**** INFORMATION SUPPLIED
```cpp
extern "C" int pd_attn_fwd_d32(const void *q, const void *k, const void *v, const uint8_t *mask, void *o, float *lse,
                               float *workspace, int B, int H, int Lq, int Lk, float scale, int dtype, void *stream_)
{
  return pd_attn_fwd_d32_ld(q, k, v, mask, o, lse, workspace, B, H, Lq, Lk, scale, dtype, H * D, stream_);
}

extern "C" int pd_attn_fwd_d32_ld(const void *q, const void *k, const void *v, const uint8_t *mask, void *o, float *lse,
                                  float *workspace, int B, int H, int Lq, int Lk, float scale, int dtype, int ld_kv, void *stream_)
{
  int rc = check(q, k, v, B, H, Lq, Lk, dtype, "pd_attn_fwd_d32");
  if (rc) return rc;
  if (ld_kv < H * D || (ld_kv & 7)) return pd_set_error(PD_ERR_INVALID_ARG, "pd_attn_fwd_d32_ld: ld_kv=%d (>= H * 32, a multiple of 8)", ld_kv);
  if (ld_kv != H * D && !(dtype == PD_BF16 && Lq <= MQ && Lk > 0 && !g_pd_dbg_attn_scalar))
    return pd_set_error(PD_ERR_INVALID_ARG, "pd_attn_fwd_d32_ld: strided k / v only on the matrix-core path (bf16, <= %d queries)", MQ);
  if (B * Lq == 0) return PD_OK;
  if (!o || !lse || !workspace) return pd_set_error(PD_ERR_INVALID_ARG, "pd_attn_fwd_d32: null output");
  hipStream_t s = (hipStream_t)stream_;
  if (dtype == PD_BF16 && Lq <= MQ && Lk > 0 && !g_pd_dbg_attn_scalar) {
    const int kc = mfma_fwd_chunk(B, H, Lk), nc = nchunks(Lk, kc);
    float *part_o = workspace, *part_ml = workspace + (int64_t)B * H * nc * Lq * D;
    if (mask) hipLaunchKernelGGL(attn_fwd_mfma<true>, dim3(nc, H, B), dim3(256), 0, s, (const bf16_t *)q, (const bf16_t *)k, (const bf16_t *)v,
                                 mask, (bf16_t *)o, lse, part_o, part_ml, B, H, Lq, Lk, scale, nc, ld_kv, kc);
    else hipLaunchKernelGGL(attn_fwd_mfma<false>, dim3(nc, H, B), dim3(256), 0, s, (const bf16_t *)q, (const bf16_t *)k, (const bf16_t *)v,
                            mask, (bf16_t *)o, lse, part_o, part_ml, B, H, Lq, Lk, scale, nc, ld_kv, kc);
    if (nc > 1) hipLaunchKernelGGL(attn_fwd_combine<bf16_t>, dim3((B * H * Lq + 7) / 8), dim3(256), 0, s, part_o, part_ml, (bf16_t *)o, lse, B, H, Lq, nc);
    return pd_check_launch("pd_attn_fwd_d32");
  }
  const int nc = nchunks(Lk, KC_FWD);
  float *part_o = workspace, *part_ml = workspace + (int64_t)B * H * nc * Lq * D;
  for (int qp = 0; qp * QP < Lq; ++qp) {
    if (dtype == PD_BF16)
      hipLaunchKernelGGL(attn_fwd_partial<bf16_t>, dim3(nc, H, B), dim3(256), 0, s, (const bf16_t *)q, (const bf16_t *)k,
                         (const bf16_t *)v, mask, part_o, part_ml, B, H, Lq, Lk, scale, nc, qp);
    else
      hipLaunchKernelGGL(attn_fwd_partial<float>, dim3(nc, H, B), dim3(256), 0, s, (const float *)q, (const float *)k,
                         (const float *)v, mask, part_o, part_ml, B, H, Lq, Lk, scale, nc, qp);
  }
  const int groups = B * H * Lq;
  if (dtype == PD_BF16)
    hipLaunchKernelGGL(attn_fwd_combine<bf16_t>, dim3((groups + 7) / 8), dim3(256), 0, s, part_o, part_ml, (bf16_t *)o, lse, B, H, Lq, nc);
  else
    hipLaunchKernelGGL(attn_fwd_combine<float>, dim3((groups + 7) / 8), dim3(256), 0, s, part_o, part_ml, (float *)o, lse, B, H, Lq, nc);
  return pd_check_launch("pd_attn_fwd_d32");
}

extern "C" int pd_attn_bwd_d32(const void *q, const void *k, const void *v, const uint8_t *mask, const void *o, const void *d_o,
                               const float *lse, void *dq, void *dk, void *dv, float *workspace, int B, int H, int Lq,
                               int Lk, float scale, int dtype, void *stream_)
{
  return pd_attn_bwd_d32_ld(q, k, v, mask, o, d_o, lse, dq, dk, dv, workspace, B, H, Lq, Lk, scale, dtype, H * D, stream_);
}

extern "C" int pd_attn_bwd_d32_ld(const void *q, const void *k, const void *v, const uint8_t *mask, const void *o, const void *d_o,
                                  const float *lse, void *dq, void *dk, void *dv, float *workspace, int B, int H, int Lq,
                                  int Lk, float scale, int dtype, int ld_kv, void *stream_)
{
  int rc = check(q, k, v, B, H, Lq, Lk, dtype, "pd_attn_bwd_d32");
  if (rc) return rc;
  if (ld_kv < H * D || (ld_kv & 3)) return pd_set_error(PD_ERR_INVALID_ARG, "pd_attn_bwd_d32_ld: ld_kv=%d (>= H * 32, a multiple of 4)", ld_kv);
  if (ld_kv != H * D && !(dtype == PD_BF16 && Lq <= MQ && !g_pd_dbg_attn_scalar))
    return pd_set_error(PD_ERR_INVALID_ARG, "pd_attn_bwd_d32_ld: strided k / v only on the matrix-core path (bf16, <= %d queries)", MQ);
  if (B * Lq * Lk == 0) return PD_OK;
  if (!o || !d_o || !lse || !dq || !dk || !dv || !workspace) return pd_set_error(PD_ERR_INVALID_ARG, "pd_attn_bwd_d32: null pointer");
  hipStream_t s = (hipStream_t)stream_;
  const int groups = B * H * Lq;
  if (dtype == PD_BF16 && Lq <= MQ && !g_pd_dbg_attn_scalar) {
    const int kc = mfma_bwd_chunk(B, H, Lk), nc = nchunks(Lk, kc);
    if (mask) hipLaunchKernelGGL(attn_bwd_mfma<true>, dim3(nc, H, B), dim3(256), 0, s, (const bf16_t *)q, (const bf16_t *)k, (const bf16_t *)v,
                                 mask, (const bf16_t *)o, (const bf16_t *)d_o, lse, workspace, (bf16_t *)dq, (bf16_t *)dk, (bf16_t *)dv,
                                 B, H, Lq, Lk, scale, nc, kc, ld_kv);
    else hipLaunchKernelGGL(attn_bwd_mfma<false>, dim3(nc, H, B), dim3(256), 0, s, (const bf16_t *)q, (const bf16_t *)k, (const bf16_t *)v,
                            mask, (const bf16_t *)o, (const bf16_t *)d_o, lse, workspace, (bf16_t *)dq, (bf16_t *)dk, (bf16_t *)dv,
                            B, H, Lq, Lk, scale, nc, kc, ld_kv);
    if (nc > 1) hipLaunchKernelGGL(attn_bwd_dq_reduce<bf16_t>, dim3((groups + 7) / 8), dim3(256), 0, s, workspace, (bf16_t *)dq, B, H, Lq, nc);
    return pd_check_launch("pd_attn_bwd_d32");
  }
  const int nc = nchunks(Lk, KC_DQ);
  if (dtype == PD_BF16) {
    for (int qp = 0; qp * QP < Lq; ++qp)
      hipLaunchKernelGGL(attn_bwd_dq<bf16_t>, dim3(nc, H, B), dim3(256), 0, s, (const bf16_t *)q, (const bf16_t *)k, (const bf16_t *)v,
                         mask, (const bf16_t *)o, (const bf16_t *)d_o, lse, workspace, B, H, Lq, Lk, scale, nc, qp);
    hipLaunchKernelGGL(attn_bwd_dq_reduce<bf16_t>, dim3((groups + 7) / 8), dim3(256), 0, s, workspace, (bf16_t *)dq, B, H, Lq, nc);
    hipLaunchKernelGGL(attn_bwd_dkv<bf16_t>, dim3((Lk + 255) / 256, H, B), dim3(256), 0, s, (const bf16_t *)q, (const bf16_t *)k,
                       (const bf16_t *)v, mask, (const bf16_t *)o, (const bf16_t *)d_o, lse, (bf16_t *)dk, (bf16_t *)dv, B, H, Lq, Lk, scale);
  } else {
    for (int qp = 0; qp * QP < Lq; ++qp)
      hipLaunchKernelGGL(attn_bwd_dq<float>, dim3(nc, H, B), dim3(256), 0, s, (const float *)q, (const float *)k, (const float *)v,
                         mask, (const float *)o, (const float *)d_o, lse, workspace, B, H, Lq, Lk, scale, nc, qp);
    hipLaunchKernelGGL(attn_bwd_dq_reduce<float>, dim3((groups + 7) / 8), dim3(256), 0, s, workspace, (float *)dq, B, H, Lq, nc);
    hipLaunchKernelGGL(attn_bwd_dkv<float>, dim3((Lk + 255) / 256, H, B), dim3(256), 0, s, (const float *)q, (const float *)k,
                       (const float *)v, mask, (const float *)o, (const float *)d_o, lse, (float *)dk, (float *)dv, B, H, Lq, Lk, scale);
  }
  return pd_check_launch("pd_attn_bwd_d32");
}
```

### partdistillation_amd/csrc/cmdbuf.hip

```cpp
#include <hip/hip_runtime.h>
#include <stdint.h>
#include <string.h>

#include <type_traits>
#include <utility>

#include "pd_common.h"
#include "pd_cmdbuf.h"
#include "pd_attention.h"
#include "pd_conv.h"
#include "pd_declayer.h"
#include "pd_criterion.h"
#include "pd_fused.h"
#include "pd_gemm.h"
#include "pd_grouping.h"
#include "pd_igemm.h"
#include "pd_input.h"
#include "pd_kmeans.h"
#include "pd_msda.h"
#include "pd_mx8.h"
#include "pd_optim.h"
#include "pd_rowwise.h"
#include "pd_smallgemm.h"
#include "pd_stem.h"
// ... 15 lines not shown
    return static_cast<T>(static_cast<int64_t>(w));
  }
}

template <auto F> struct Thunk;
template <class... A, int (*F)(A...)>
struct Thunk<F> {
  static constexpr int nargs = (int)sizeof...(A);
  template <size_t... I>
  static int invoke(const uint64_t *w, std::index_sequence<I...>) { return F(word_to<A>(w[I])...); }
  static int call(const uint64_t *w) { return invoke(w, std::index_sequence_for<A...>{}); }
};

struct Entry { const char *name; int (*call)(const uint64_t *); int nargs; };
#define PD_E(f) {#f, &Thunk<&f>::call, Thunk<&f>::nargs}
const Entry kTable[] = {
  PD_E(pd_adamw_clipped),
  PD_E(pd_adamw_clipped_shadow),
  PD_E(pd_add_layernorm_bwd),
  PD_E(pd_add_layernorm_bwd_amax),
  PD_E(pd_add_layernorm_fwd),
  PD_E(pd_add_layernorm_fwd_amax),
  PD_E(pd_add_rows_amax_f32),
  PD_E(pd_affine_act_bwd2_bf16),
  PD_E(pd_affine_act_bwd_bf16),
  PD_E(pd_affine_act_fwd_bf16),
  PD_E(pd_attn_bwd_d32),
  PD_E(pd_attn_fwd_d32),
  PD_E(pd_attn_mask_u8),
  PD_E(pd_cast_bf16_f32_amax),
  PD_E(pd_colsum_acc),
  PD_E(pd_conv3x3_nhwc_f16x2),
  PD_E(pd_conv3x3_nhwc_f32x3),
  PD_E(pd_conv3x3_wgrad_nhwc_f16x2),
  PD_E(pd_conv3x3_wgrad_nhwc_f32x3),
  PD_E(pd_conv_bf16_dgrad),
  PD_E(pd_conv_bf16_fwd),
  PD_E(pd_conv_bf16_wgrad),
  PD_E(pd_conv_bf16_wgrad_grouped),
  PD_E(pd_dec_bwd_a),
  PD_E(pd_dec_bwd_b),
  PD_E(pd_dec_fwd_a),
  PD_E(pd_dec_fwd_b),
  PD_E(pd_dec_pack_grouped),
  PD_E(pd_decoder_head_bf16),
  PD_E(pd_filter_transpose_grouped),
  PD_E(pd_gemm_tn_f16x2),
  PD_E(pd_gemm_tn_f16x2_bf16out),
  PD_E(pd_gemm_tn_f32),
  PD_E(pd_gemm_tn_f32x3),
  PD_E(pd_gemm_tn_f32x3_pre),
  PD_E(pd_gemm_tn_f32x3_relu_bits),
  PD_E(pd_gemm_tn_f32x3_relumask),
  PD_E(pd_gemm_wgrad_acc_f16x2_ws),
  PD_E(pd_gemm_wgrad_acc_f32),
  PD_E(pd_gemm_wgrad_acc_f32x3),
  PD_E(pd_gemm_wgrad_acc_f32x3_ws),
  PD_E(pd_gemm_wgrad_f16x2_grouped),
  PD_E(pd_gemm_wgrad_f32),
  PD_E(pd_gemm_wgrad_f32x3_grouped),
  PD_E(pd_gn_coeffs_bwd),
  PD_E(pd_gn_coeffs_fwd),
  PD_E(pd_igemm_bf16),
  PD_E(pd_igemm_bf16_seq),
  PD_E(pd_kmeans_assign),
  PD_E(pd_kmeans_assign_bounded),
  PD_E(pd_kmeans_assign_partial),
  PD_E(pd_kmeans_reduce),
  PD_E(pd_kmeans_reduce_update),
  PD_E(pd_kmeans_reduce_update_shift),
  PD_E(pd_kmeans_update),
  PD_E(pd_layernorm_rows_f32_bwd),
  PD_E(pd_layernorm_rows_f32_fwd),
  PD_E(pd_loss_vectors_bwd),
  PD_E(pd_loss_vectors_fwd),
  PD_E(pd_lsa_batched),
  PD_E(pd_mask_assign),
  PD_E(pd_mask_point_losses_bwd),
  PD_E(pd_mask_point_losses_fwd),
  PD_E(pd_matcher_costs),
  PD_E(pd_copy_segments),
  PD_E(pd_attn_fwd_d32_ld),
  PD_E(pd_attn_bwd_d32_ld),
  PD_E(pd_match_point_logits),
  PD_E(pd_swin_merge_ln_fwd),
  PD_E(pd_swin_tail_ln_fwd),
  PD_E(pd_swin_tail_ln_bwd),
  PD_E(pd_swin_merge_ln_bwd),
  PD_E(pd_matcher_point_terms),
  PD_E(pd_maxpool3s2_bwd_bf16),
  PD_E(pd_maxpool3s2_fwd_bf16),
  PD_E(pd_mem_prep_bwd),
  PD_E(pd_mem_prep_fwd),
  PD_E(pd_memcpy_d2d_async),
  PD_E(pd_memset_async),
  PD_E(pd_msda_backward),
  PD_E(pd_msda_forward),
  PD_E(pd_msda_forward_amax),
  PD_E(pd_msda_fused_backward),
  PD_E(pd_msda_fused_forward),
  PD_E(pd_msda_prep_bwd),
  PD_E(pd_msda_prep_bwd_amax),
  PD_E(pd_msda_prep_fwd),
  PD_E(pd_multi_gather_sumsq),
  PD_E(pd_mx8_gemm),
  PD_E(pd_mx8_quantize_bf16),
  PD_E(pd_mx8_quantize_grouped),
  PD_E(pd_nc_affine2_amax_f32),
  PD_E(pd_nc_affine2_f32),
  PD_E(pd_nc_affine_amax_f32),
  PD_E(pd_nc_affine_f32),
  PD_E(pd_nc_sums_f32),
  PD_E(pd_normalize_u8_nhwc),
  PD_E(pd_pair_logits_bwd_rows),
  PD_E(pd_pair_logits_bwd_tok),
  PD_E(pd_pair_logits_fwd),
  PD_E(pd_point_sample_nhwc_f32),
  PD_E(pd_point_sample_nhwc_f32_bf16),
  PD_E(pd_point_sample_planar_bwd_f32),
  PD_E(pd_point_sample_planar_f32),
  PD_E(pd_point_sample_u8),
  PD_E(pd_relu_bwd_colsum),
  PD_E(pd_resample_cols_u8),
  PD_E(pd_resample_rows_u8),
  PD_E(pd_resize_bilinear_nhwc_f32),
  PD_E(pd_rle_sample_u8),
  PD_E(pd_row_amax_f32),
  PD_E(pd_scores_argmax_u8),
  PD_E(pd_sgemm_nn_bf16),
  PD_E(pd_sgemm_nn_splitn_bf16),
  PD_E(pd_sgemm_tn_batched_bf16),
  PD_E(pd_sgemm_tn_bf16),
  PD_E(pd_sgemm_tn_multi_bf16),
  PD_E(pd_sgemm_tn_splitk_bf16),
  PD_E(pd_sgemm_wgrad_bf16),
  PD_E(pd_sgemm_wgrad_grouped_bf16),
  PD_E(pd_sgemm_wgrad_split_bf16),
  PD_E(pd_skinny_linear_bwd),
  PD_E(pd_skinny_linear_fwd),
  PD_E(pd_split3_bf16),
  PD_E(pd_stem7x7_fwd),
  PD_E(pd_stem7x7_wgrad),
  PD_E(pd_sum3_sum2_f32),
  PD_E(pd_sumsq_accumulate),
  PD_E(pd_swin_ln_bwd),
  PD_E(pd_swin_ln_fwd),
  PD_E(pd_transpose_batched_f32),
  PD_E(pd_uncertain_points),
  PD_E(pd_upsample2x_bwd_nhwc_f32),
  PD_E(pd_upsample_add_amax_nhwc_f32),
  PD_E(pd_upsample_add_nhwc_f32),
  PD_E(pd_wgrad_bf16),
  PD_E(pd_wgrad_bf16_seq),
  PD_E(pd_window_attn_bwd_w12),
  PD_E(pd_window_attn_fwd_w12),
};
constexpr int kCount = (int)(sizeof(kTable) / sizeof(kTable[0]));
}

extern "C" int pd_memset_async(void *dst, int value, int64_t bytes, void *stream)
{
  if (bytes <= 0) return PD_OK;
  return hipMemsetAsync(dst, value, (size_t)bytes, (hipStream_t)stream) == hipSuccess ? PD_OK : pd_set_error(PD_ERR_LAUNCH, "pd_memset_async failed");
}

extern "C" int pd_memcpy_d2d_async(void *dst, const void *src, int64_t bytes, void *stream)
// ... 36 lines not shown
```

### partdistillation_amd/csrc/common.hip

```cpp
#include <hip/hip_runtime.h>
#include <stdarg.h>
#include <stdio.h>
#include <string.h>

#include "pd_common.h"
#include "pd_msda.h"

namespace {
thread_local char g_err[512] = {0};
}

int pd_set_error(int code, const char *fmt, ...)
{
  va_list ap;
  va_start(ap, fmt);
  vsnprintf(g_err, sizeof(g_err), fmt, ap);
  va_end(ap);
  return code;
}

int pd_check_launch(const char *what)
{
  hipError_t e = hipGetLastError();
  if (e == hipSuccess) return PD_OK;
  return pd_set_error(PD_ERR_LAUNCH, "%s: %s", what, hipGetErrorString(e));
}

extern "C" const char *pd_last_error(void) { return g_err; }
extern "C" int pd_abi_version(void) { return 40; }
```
********
**** INFORMATION SUPPLIED
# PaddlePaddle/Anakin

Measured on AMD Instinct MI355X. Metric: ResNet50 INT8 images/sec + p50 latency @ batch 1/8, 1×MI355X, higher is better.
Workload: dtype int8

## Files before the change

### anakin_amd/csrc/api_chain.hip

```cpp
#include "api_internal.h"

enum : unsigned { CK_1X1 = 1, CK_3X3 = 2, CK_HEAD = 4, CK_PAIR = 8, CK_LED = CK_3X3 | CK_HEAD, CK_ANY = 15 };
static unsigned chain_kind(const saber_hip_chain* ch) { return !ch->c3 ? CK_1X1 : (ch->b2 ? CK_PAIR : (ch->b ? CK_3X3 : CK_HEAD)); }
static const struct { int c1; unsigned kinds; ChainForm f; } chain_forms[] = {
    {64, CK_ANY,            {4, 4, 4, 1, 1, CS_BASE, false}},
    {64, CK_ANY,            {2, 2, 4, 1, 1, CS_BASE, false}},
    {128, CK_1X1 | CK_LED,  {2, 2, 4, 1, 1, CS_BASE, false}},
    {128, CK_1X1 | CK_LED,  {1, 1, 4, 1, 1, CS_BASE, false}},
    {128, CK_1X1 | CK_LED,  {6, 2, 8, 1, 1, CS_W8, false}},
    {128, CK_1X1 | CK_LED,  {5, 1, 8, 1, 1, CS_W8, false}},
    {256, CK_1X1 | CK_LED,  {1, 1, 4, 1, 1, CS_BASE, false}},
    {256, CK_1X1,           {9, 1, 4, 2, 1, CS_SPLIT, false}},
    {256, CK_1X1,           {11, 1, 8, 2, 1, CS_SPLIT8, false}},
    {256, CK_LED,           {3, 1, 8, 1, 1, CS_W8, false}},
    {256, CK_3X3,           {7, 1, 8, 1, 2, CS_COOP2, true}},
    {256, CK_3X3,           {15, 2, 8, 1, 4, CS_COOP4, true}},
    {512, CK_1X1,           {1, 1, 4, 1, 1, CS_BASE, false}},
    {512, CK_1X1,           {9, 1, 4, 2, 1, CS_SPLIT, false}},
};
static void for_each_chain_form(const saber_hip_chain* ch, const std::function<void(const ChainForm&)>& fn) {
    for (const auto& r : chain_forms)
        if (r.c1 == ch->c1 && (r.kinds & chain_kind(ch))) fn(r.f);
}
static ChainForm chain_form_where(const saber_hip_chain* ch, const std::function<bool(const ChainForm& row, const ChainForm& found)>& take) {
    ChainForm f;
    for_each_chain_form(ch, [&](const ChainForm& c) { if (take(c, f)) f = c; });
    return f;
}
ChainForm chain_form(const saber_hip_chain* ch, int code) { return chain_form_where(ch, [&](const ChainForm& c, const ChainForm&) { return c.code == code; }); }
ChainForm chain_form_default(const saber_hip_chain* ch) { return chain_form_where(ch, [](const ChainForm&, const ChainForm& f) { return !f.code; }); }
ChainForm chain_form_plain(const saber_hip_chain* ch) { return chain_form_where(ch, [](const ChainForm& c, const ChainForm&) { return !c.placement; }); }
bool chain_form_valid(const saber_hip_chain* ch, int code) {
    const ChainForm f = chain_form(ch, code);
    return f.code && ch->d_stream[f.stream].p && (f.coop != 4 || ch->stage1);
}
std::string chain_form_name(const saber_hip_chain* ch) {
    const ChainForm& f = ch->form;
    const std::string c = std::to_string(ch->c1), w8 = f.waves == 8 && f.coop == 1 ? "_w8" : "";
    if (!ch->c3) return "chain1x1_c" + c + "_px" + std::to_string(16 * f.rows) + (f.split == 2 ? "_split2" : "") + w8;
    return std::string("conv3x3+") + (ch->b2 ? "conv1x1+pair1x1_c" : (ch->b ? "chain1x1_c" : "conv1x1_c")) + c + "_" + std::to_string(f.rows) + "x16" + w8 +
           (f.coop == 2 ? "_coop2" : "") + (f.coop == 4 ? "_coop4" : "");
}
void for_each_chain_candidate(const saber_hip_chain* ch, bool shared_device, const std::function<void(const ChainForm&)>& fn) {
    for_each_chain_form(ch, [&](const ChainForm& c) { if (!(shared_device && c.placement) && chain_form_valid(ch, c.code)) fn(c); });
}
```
********
> _REQUIRED ACTION_
Filter the records above down to the lines that hold the string "kTable".

> _THE ANSWER_
const Entry kTable[] = {
constexpr int kCount = (int)(sizeof(kTable) / sizeof(kTable[0]));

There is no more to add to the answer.